class RGCNAggregate(torch.autograd.Function):

    @staticmethod
    def forward(ctx, x: torch.Tensor, csr) -> torch.Tensor:
        _cuda(x)
        x = x.contiguous()
        n_src, f = x.shape
        n = csr.num_nodes
        if n_src != csr.num_src:
            raise ValueError(f"x has {n_src} rows but the graph expects {csr.num_src} source rows")
        out = torch.empty(n, csr.r_active * f, dtype=x.dtype, device=x.device)
        with _span("spmm_fwd", bytes=spmm_algorithmic_bytes(csr.num_edges, n * csr.r_active, n * csr.r_active, f,
                                                           x.element_size()), f=f):
            _spmm(x, csr.rowptr, csr.col, None, True, n * csr.r_active, f, out, csr.split)
        ctx.csr, ctx.n_src = csr, x.shape[0]
        return out

    @staticmethod
    def backward(ctx, gh: torch.Tensor):
        csr = ctx.csr
        gh = gh.contiguous()
        n, rf = gh.shape
        f = rf // csr.r_active
        gx = torch.empty(csr.num_src, f, dtype=gh.dtype, device=gh.device)
        with _span("spmm_bwd", bytes=spmm_algorithmic_bytes(csr.num_edges, csr.num_src, csr.num_src, f, gh.element_size(),
                                                           True), f=f):
            _spmm(gh.view(n * csr.r_active, f), csr.t_rowptr, csr.t_seg, csr.inv_cnt, False, csr.num_src, f, gx, csr.t_split)
        return gx, None


GN_ONE_PASS_MAX_RATIO = 64.0


class GraphNormAct(torch.autograd.Function):

    @staticmethod
    def forward(ctx, z, weight, bias, mean_scale, eps, act, p, seed, out_dtype, reducer, n_total):
        _cuda(z)
        z = z.to(out_dtype).contiguous()
        n, f = z.shape
        n_total = int(n_total) if n_total else n
        dev = z.device
        w, b, ms = _f32c(weight), _f32c(bias), _f32c(mean_scale)
        st = _stream()
        dt = _dt(z)
        stats = torch.empty(2, f, dtype=torch.float32, device=dev)
        shift = None
        if reducer is None and n > 0:
            shift = z[0].float().contiguous()
        ws = _ws(lib().gmlm_colstats_workspace_bytes(n, f), dev)
        check(lib().gmlm_colstats(_ptr(z), dt, _ptr(shift), n, f, _ptr(stats[0]), _ptr(stats[1]), _ptr(ws), ws.numel(), st),
              "gmlm_colstats")
        if reducer is not None:
            reducer(stats)
            mu = stats[0] / n_total
            shift = (mu * ms).contiguous()
            check(lib().gmlm_colstats(_ptr(z), dt, _ptr(shift), n, f, _ptr(stats[0]), _ptr(stats[1]), _ptr(ws), ws.numel(),
                                      st), "gmlm_colstats")
            reducer(stats)
            mean = mu.contiguous()
            rstd = torch.rsqrt(stats[1] / n_total + eps).contiguous()
        else:
            mr = torch.empty(2, f, dtype=torch.float32, device=dev)
            check(lib().gmlm_graphnorm_finalize(_ptr(stats[0]), _ptr(stats[1]), _ptr(shift), _ptr(ms), n_total, f, eps,
                                                _ptr(mr[0]), _ptr(mr[1]), st), "gmlm_graphnorm_finalize")
            stats2 = torch.empty_like(stats)
            check(lib().gmlm_colstats(_ptr(z), dt, _ptr(mr[0]), n, f, _ptr(stats2[0]), _ptr(stats2[1]), _ptr(ws), ws.numel(),
                                      st), "gmlm_colstats")
            mr2 = torch.empty_like(mr)
            check(lib().gmlm_graphnorm_finalize(_ptr(stats2[0]), _ptr(stats2[1]), _ptr(mr[0]), _ptr(ms), n_total, f, eps,
                                                _ptr(mr2[0]), _ptr(mr2[1]), st), "gmlm_graphnorm_finalize")
            mr = torch.where(stats[1] * mr[1] * mr[1] > GN_ONE_PASS_MAX_RATIO * n_total, mr2, mr)
            mean, rstd = mr[0], mr[1]
        y = torch.empty(n, f, dtype=out_dtype, device=dev)
        sd = ctx.sd = _sd()
        check(lib().gmlm_graphnorm_apply(_ptr(z), _ptr(mean), _ptr(rstd), _ptr(w), _ptr(b), _ptr(ms), n, f, int(act),
                                         float(p), seed, sd, _ptr(y), dt, st), "gmlm_graphnorm_apply")
        ctx.save_for_backward(z, mean, rstd, w, b, ms)
        ctx.cfg = (int(act), float(p), seed, reducer, n_total)
        return y

    @staticmethod
    def backward(ctx, gy):
        z, mean, rstd, w, b, ms = ctx.saved_tensors
        act, p, seed, reducer, n_total = ctx.cfg
        gy = gy.contiguous().to(z.dtype)
        n, f = z.shape
        dev = z.device
        st = _stream()
        dt = _dt(z)
        gs = torch.empty(2, f, dtype=torch.float32, device=dev)
        ws = _ws(lib().gmlm_colstats_workspace_bytes(n, f), dev)
        sd = ctx.sd
        check(lib().gmlm_graphnorm_bwd_stats(_ptr(gy), dt, _ptr(z), _ptr(mean), _ptr(rstd), _ptr(w), _ptr(b), _ptr(ms),
                                             n, f, act, p, seed, sd, _ptr(gs), _ptr(ws), ws.numel(), st),
              "gmlm_graphnorm_bwd_stats")
        gs_local = gs
        if reducer is not None:
            gs_local = gs.clone()
            reducer(gs)
        dz = torch.empty(n, f, dtype=z.dtype, device=dev)
        if reducer is None:
            dw = torch.empty(f, dtype=torch.float32, device=dev)
            db = torch.empty_like(dw)
            dms = torch.empty_like(dw)
            check(lib().gmlm_graphnorm_bwd_apply(_ptr(gy), dt, _ptr(z), _ptr(mean), _ptr(rstd), _ptr(w), _ptr(b),
                                                 _ptr(ms), _ptr(gs), n, n_total, f, act, p, seed, sd, _ptr(dz), _ptr(dw),
                                                 _ptr(db), _ptr(dms), st), "gmlm_graphnorm_bwd_apply")
        else:
            check(lib().gmlm_graphnorm_bwd_apply(_ptr(gy), dt, _ptr(z), _ptr(mean), _ptr(rstd), _ptr(w), _ptr(b),
                                                 _ptr(ms), _ptr(gs), n, n_total, f, act, p, seed, sd, _ptr(dz), None, None,
                                                 None, st), "gmlm_graphnorm_bwd_apply")
            dw, db = gs_local[1].clone(), gs_local[0].clone()
            m2 = gs[1] / n_total
            sum_oh_local = (z.float().sum(0) - n * mean * ms) * rstd
            dms = -mean * (w * rstd * (gs_local[0] - m2 * sum_oh_local))
        return dz, dw, db, dms, None, None, None, None, None, None, None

+--

**Work order**
Retype the records above from the very first line down to the line with "mu = stats[0] / n_total", keeping both of those lines. Include nothing beyond them.

**Solution**
class RGCNAggregate(torch.autograd.Function):

    @staticmethod
    def forward(ctx, x: torch.Tensor, csr) -> torch.Tensor:
        _cuda(x)
        x = x.contiguous()
        n_src, f = x.shape
        n = csr.num_nodes
        if n_src != csr.num_src:
            raise ValueError(f"x has {n_src} rows but the graph expects {csr.num_src} source rows")
        out = torch.empty(n, csr.r_active * f, dtype=x.dtype, device=x.device)
        with _span("spmm_fwd", bytes=spmm_algorithmic_bytes(csr.num_edges, n * csr.r_active, n * csr.r_active, f,
                                                           x.element_size()), f=f):
            _spmm(x, csr.rowptr, csr.col, None, True, n * csr.r_active, f, out, csr.split)
        ctx.csr, ctx.n_src = csr, x.shape[0]
        return out

    @staticmethod
    def backward(ctx, gh: torch.Tensor):
        csr = ctx.csr
        gh = gh.contiguous()
        n, rf = gh.shape
        f = rf // csr.r_active
        gx = torch.empty(csr.num_src, f, dtype=gh.dtype, device=gh.device)
        with _span("spmm_bwd", bytes=spmm_algorithmic_bytes(csr.num_edges, csr.num_src, csr.num_src, f, gh.element_size(),
                                                           True), f=f):
            _spmm(gh.view(n * csr.r_active, f), csr.t_rowptr, csr.t_seg, csr.inv_cnt, False, csr.num_src, f, gx, csr.t_split)
        return gx, None


GN_ONE_PASS_MAX_RATIO = 64.0


class GraphNormAct(torch.autograd.Function):

    @staticmethod
    def forward(ctx, z, weight, bias, mean_scale, eps, act, p, seed, out_dtype, reducer, n_total):
        _cuda(z)
        z = z.to(out_dtype).contiguous()
        n, f = z.shape
        n_total = int(n_total) if n_total else n
        dev = z.device
        w, b, ms = _f32c(weight), _f32c(bias), _f32c(mean_scale)
        st = _stream()
        dt = _dt(z)
        stats = torch.empty(2, f, dtype=torch.float32, device=dev)
        shift = None
        if reducer is None and n > 0:
            shift = z[0].float().contiguous()
        ws = _ws(lib().gmlm_colstats_workspace_bytes(n, f), dev)
        check(lib().gmlm_colstats(_ptr(z), dt, _ptr(shift), n, f, _ptr(stats[0]), _ptr(stats[1]), _ptr(ws), ws.numel(), st),
              "gmlm_colstats")
        if reducer is not None:
            reducer(stats)
            mu = stats[0] / n_total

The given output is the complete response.